(a) Draw the Sun on the left, and a planet on the right, separated by a distance a. The planet has a radius Rp and temperature Tp. The star has a radius R‹ and a luminosity L‹ and a temperature Teff.
(b) Due to energy conservation, the amount of energy received per unit time by the planet is equal to the energy emitted isotropically under the assumption that it is a blackbody. How much energy per time does the planet receive from the star?
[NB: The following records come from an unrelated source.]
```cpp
struct dhqr_ctx {
  int device = 0;
  hipStream_t own = nullptr, stream = nullptr;
  bool profiling = false;
  hipStream_t hi = nullptr;
  hipStream_t hi2 = nullptr;
  int lane_side = 1;
  int hi_priority = 0;
  int tn_spare = 32;
  int64_t tn_spare_cols = 16384;
  int tn_model_min_tiles = 32;
  int rankk_wgs = 256;
  int rankk = 5;
  int nn_chunk_tiles = 48;
  int nn_split = 4;
  int rankk_pipe = 1;
  int rankk_max_min_cols = 4096;
  int rankk_unfit = 0;
  int rankk_max = 8;
  int rankk_xtall = 5;
  int rankk_tall = 5;
  int ncu = 256;
  int spare_cus = 0;
  bool spare_cus_set = false;
  int quad = 1;
  int64_t quad_min_cols = 10240;
  struct WS { Buf w1, w1r, w2; } ws[3];
  int cur_ws = 0;
  bool lookahead = true;
  Buf vbuf, vt, vts, spart, spart2, sfull, scratch, pbuf;
  Buf zsolve_lo;
  Buf sv_T, sv_S, sv_part, sv_small;
  std::vector<int> sv_units;
  int64_t sv_m = -1, sv_n = -1, sv_rps = 0;
  const int *sv_units_dev = nullptr;
  Buf tc_T, tc_alpha;
  double *tt_keep = nullptr, *tc_base = nullptr;
  const double *tc_A = nullptr;
  int64_t tc_m = 0, tc_n = 0, tc_lda = 0;
  bool tc_valid = false;
  int keep_t = 1;
  int solve_pipe = 1;
  int qtb_vec = -1;
  struct SolveRetry {
    bool valid = false;
    const double *A = nullptr, *alpha = nullptr;
    double *b = nullptr;
    int64_t m = 0, n = 0, lda = 0;
  } retry;
  Buf sv_bkp;
  int64_t n_solve_retry = 0;
  int gram_strips = 1;
  int small_spin_limit = 1 << 20;
  int partial_unblocked = 1;
  int64_t partial_unblocked_max_rows = 4608;
  int short_panel_small = 1;
  int small_flags = 1;
  int tn2_rgroups = 1;
  int64_t tn2_rg8_rows = 20480, tn2_rg4_rows = 10240, tn2_rg2_rows = 5120;
  int fuse_fix = 1;
  int commit_off = -1;
  hipStream_t cstream = nullptr;
  hipEvent_t ev_commit[2] = {nullptr, nullptr};
  int small_route = 1;
  double *small_pin = nullptr;
  size_t small_pin_cap = 0;
  Buf small_dev;
  unsigned long long small_epoch = 0;
  bool coop = false;
  Buf host_mat;
  int pair = 1;
  int64_t pair_min_n = 4096;
  int panel_impl = 3;
  int zpipe = 1;
  hipEvent_t zev[5] = {nullptr, nullptr, nullptr, nullptr, nullptr};
  int *zflags = nullptr;
  int zepoch = 0;
  int *hflag = nullptr;
  int *dstat = nullptr;
  int epoch = -1;
  Buf rbuf;
  Buf tsq;
  int tsqr_rung = -1;
  int n_tsqr = 0;
  int64_t n_fast = 0, n_fallback = 0;
  int cholqr_passes = 1;
  double recon_tol = 2e-12;
  int ib = 64;
  struct CsState *cs = nullptr;
  struct RsState *rs = nullptr;
  int32_t (*panel_hook)(void *, int64_t, hipEvent_t) = nullptr;
  void *panel_hook_arg = nullptr;
  struct HostIo *hio = nullptr;
  int64_t n_resume = 0;
  struct Ev { hipEvent_t a, b; int cat; int start_from = -1; };
  std::vector<Ev> evs;
  size_t ev_used = 0;
  dhqr_stats st;
};


int32_t ensure(dhqr_ctx *c, Buf &b, size_t need);
bool tune_get(const char *key, long long *out);
static inline bool aligned16(const void *p) { return (((uintptr_t)p) & 15) == 0; }
int32_t prof_begin(dhqr_ctx *c, int cat);
int32_t prof_end(dhqr_ctx *c);
int32_t prof_switch(dhqr_ctx *c, int cat);
#define DHQR_RK_KMAX 8
int32_t factor_unblocked_cols(dhqr_ctx *c, double *P, int64_t rows, int64_t ncols, int64_t ldp, double *alpha, int cat);
```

How much energy per time does the Earth radiate as a blackbody?
Flux is given by the following formula: \[ F = \frac{L_{star}}{4 \pi a^2} \] To uncover the amount of energy that gets absorbed by the planet, we can multiply the flux by the area of the planet, as shown below: \[ E = \frac{L_{star}}{4 \pi a^2} \times 4 \pi R_{planet}^2 \] The energy that is radiated isotropically outward by the planet is then: \[E_{planet} = 4 \pi {R_{p}}^2 \sigma {T_{p}}^4 \]
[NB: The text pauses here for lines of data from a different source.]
def gram_bwd(d_sym, f, row_mean, gf, accumulate, workspace=None, relu_mask=None):
    c = d_sym.shape[0]
    hw = f.numel() // c
    workspace = _ws(workspace, 4 * c + 256, f.device)
    _check(lib().maua_gram_bwd(_ptr(_f32(d_sym, "d")), _ptr(f), _ptr(row_mean), _ptr(relu_mask), _ptr(gf), c, hw, int(accumulate),
                               workspace.data_ptr(), workspace.numel() * workspace.element_size(), _stream()),
           "maua_gram_bwd")
    return gf


def gram_guided_workspace_bytes(regions, c, hw):
    return lib().maua_gram_guided_workspace_bytes(int(regions), int(c), int(hw))


def _guides_2d(guides, hw):
    if guides.dim() < 2 or guides.numel() != guides.shape[0] * hw:
        raise HipError(f"guides of shape {tuple(guides.shape)} do not cover {hw} pixels per region")
    return guides.shape[0]


def gram_guided_mass(guides, out=None):
    r = guides.shape[0]
    hw = guides.numel() // max(r, 1)
    if out is None:
        out = torch.empty(r, dtype=torch.float64, device=guides.device)
    _check(lib().maua_gram_guided_mass(_ptr(_f32(guides, "guides")), _ptr(out), r, hw, _stream()), "maua_gram_guided_mass")
    return out


def gram_guided_fwd(f, guides, scale, center=False, mass=None, out=None, mean_out=None, workspace=None):
    c = f.shape[1] if f.dim() == 4 else f.shape[0]
    hw = f.numel() // c
    r = _guides_2d(guides, hw)
    if scale.numel() != r or (center and (mass is None or mass.numel() != r or mass.dtype != torch.float64)):
        raise HipError("gram_guided_fwd: one scale (float32) and, to centre, one mass (float64) per region")
    if out is None:
        out = torch.empty(r, c, c, device=f.device, dtype=torch.float32)
    if center and mean_out is None:
        mean_out = torch.empty(r, c, device=f.device, dtype=torch.float32)
    workspace = _ws(workspace, gram_guided_workspace_bytes(r, c, hw), f.device)
    _check(lib().maua_gram_guided_fwd(_ptr(_f32(f, "f")), _ptr(_f32(guides, "guides")), _ptr(_f32(scale, "scale")), _ptr(mass) if center else None,
                                      _ptr(out), _ptr(mean_out) if center else None, r, c, hw, int(center), workspace.data_ptr(),
                                      workspace.numel() * workspace.element_size(), _stream()), "maua_gram_guided_fwd")
    return out, (mean_out if center else None)


def gram_guided_bwd(d_sym, f, guides, coef, mean, gf, accumulate):
    r, c = d_sym.shape[0], d_sym.shape[1]
    hw = f.numel() // c
    if _guides_2d(guides, hw) != r or coef.numel() != r or gf.numel() != f.numel() or (mean is not None and mean.numel() != r * c):
        raise HipError("gram_guided_bwd: shapes of d_sym, guides, coef, mean and gf do not agree")
    _check(lib().maua_gram_guided_bwd(_ptr(_f32(d_sym, "d")), _ptr(_f32(f, "f")), _ptr(_f32(guides, "guides")), _ptr(_f32(coef, "coef")),
                                      _ptr(_f32(mean, "mean")), _ptr(_f32(gf, "gf")), r, c, hw, int(accumulate), _stream()), "maua_gram_guided_bwd")
    return gf


def gram_shift_supported(shifts, c, h, w):
    return bool(lib().maua_gram_shift_supported(int(shifts), int(c), int(h), int(w)))


def gram_shift_workspace_bytes(shifts, c, h, w):
    return lib().maua_gram_shift_workspace_bytes(int(shifts), int(c), int(h), int(w))


def _shift_args(shifts, factors):
    n = len(shifts)
    if n != len(factors):
        raise HipError(f"{n} shifts and {len(factors)} factors")
    return ((ctypes.c_int * n)(*[int(a) for a, _ in shifts]), (ctypes.c_int * n)(*[int(d) for _, d in shifts]),
            (ctypes.c_double * n)(*[float(v) for v in factors]))


def gram_shift_fwd(f, shifts, scales, mean=None, out=None, workspace=None):
    c, h, w = f.shape[-3], f.shape[-2], f.shape[-1]
    if f.numel() != c * h * w or (mean is not None and mean.numel() != c):
        raise HipError("gram_shift_fwd: f is one (C, H, W) map and mean holds C values")
    n = len(shifts)
    axes, deltas, fac = _shift_args(shifts, scales)
    if out is None:
        out = torch.empty(n, c, c, device=f.device, dtype=torch.float32)
    elif out.numel() != n * c * c:
# ... 555 lines not shown
        raise HipError(f"flow_warp_grid: flow of shape {tuple(flo.shape)}, expected (h, w, 2)")
    h, w = int(flo.shape[0]), int(flo.shape[1])
    oh, ow = int(size[0]), int(size[1])
    if oh <= 0 or ow <= 0:
        raise HipError(f"flow_warp_grid: output {oh}x{ow}")
    need = lib().maua_flow_warp_grid_workspace_bytes(h, w)
    if not need:
        raise HipError(f"flow_warp_grid: flow field {h}x{w}")
    grid = torch.empty(1, oh, ow, 2, device=flo.device, dtype=torch.float32)
    if workspace is None:
        workspace = torch.empty(need, dtype=torch.uint8, device=flo.device)
    _check(lib().maua_flow_warp_grid(_ptr(_f32(flo, "flo")), _ptr(grid), h, w, oh, ow, workspace.data_ptr(),
                                     workspace.numel() * workspace.element_size(), _stream()), "maua_flow_warp_grid")
    return grid


def grid_sample_border(x, grid, blend=None, blend_a=0.0):
    if x.dim() != 4 or grid.dim() != 4 or grid.shape[0] != x.shape[0] or grid.shape[3] != 2:
        raise HipError(f"grid_sample_border: x {tuple(x.shape)}, grid {tuple(grid.shape)}")
    n, c, h, w = (int(v) for v in x.shape)
    oh, ow = int(grid.shape[1]), int(grid.shape[2])
    out = torch.empty(n, c, oh, ow, device=x.device, dtype=torch.float32)
    init = None
    if blend is not None:
        if tuple(blend.shape) != tuple(x.shape) or (h, w) != (oh, ow):
            raise HipError(f"grid_sample_border: blend {tuple(blend.shape)} with x {tuple(x.shape)} sampled to {oh}x{ow}")
        init = torch.empty_like(out)
    _check(lib().maua_grid_sample_border(_ptr(_f32(x, "x")), _ptr(_f32(grid, "grid")), _ptr(out), n, c, h, w, oh, ow,
                                         _ptr(_f32(blend, "blend")), float(blend_a), _ptr(init), _stream()), "maua_grid_sample_border")
    return out if blend is None else (out, init)


def mask_u8_resize(mask, size):
    m = mask if mask.dim() == 3 else mask.unsqueeze(-1)
    if m.dim() != 3:
        raise HipError(f"mask_u8_resize: mask of shape {tuple(mask.shape)}")
    h, w, c = (int(v) for v in m.shape)
    oh, ow = int(size[0]), int(size[1])
    if oh <= 0 or ow <= 0:
        raise HipError(f"mask_u8_resize: output {oh}x{ow}")
    out = torch.empty(1, c, oh, ow, device=m.device, dtype=torch.float32)
    _check(lib().maua_mask_u8_resize(_u8(m, "mask"), _ptr(out), h, w, c, oh, ow, _stream()), "maua_mask_u8_resize")
    return out


def gauss_wrap(x, sigmas, roll=0, workspace=None, out=None):
    if not x.is_cuda:
        raise HipError("gauss_wrap: needs a ROCm device tensor (got a CPU tensor): there is no CPU path")
    if x.dim() != 4:
        raise HipError(f"gauss_wrap: clip of shape {tuple(x.shape)}, expected (T, C, H, W)")
    if len(sigmas) != 3:
        raise HipError(f"gauss_wrap: sigmas {sigmas!r}, expected (sigma_t, sigma_h, sigma_w)")
    t, c, h, w = (int(v) for v in x.shape)
    st, sh, sw = (float(v) for v in sigmas)
    L = lib()
    if not L.maua_gauss_wrap_supported(t, c, h, w, st, sh, sw):
        raise HipError(f"gauss_wrap: unsupported clip {tuple(x.shape)} with sigmas {(st, sh, sw)}")
    need = L.maua_gauss_wrap_workspace_bytes(t, c, h, w, st, sh, sw)
    if out is None:
        out = torch.empty_like(x, memory_format=torch.contiguous_format)
    elif tuple(out.shape) != tuple(x.shape):
        raise HipError(f"gauss_wrap: out {tuple(out.shape)} for a clip {tuple(x.shape)}")
    if workspace is None and need:
        workspace = torch.empty(need, dtype=torch.uint8, device=x.device)
    wp, wn = (workspace.data_ptr(), workspace.numel() * workspace.element_size()) if workspace is not None else (None, 0)
    _check(L.maua_gauss_wrap(_ptr(_f32(x, "x")), _ptr(_f32(out, "out")), t, c, h, w, st, sh, sw, int(roll) % t, wp, wn, _stream()), "maua_gauss_wrap")
    return out


class LbfgsState:

    def __init__(self, count, history, device):
        self.count, self.history = int(count), int(history)
        if not 0 < self.history <= 254:
            raise HipError(f"--lbfgs_num_correction {history}: the device-side recursion holds at most 254 pairs")
        nbytes = lib().maua_lbfgs_state_bytes(self.count, self.history)
        self.buf = torch.empty(nbytes, dtype=torch.uint8, device=device)
        self._status = torch.zeros(5, dtype=torch.float32, device=device)
        _check(lib().maua_lbfgs_init(self.buf.data_ptr(), nbytes, self.count, self.history, _stream()), "maua_lbfgs_init")

    def reset(self):
        _check(lib().maua_lbfgs_init(self.buf.data_ptr(), self.buf.numel(), self.count, self.history, _stream()), "maua_lbfgs_init")

    def iterate(self, x, grad, lr=1.0, tolerance_change=-1.0, tolerance_grad=-1.0, loss=None):
        _check(lib().maua_lbfgs_iterate(self.buf.data_ptr(), _ptr(x), _ptr(grad), _ptr(loss), self.count, self.history, float(lr),
                                        float(tolerance_change), float(tolerance_grad), _stream()), "maua_lbfgs_iterate")

    def status(self):
        _check(lib().maua_lbfgs_status(self.buf.data_ptr(), self.count, self.history, _ptr(self._status), _stream()),
               "maua_lbfgs_status")
        n_iter, hlen, stopped, gtd, t = self._status.tolist()
        return dict(n_iter=int(n_iter), history_len=int(hlen), stopped=bool(stopped), gtd=gtd, t=t)


FLOW_MAX_LEVELS = 8


def _flow_dims_ok(h, w):
    return 0 < h <= 1 << 16 and 0 < w <= 1 << 16 and h * w <= 1 << 28


def flow_levels(h, w, max_levels=5):
    if not _flow_dims_ok(h, w) or max_levels < 1:
        return 0
    n = 1
    while n < max_levels and (h + 1) // 2 >= 16 and (w + 1) // 2 >= 16:
        h, w, n = (h + 1) // 2, (w + 1) // 2, n + 1
    return n


def flow_tvl1_workspace_bytes(h, w, levels):
    if not _flow_dims_ok(h, w) or not 1 <= levels <= FLOW_MAX_LEVELS or levels > flow_levels(h, w, levels):
        return 0
    a = lambda b: (b + 255) & ~255
    total, lh, lw = 0, h, w
    for _ in range(levels):
        total += 2 * a(lh * lw * 4)
        lh, lw = (lh + 1) // 2, (lw + 1) // 2
    return total + 2 * a(6 * h * w * 4) + a(3 * h * w * 4) + a(2 * h * w * 4)


def _u8(t, name, shape=None):
    if not t.is_cuda or t.dtype != torch.uint8 or not t.is_contiguous():
        raise HipError(f"{name}: expected a contiguous uint8 device tensor")
    if shape is not None and tuple(t.shape) != tuple(shape):
        raise HipError(f"{name}: shape {tuple(t.shape)}, expected {tuple(shape)}")
    return t.data_ptr()


def flow_grey(rgb):
    h, w = rgb.shape[:2]
    out = torch.empty(h, w, dtype=torch.float32, device=rgb.device)
    _check(lib().maua_flow_grey_u8(_u8(rgb, "rgb", (h, w, 3)), out.data_ptr(), h, w, _stream()), "maua_flow_grey_u8")
    return out


def flow_pyr_down(img):
    h, w = img.shape
    out = torch.empty((h + 1) // 2, (w + 1) // 2, dtype=torch.float32, device=img.device)
    _check(lib().maua_flow_pyr_down(_ptr(_f32(img, "img")), out.data_ptr(), h, w, _stream()), "maua_flow_pyr_down")
    return out


def flow_warp_prep(i0, i1, u, fields=None):
    h, w = i0.shape
    if tuple(i1.shape) != (h, w) or tuple(u.shape) != (2, h, w):
        raise HipError("flow_warp_prep: shapes")
    if fields is None:
        fields = torch.empty(3, h, w, dtype=torch.float32, device=i0.device)
    _check(lib().maua_flow_warp_prep(_ptr(_f32(i0, "i0")), _ptr(_f32(i1, "i1")), _ptr(_f32(u, "u")), _ptr(fields), h, w, _stream()),
           "maua_flow_warp_prep")
    return fields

(c) Set these two quantities equal to each other and solve for TP .
Setting these equal, we get the following equation: \[\frac{L_{star}}{4 \pi a^2} \times 4 \pi R_{planet}^2 = 4 \pi {R_{p}}^2 \sigma {T_{p}}^4\] Then, solving for \(T_p\), we get: \[ T_p = {\frac{L_{star}}{4 \pi a^2 \sigma}}^{\frac{1}{4}}\]
(d) How does the temperature change if the planet were much larger or much smaller?
If the planet were much larger or much smaller, the temperature would not change, since the amount of energy absorbed and radiated are both directly proportional to the size of the planet.
(e) Not all of the energy incident on the planet will be absorbed. Some fraction, A, will be reflected back out into space. How does this affect the amount of energy received per unit time, and thus how does this affect Tp?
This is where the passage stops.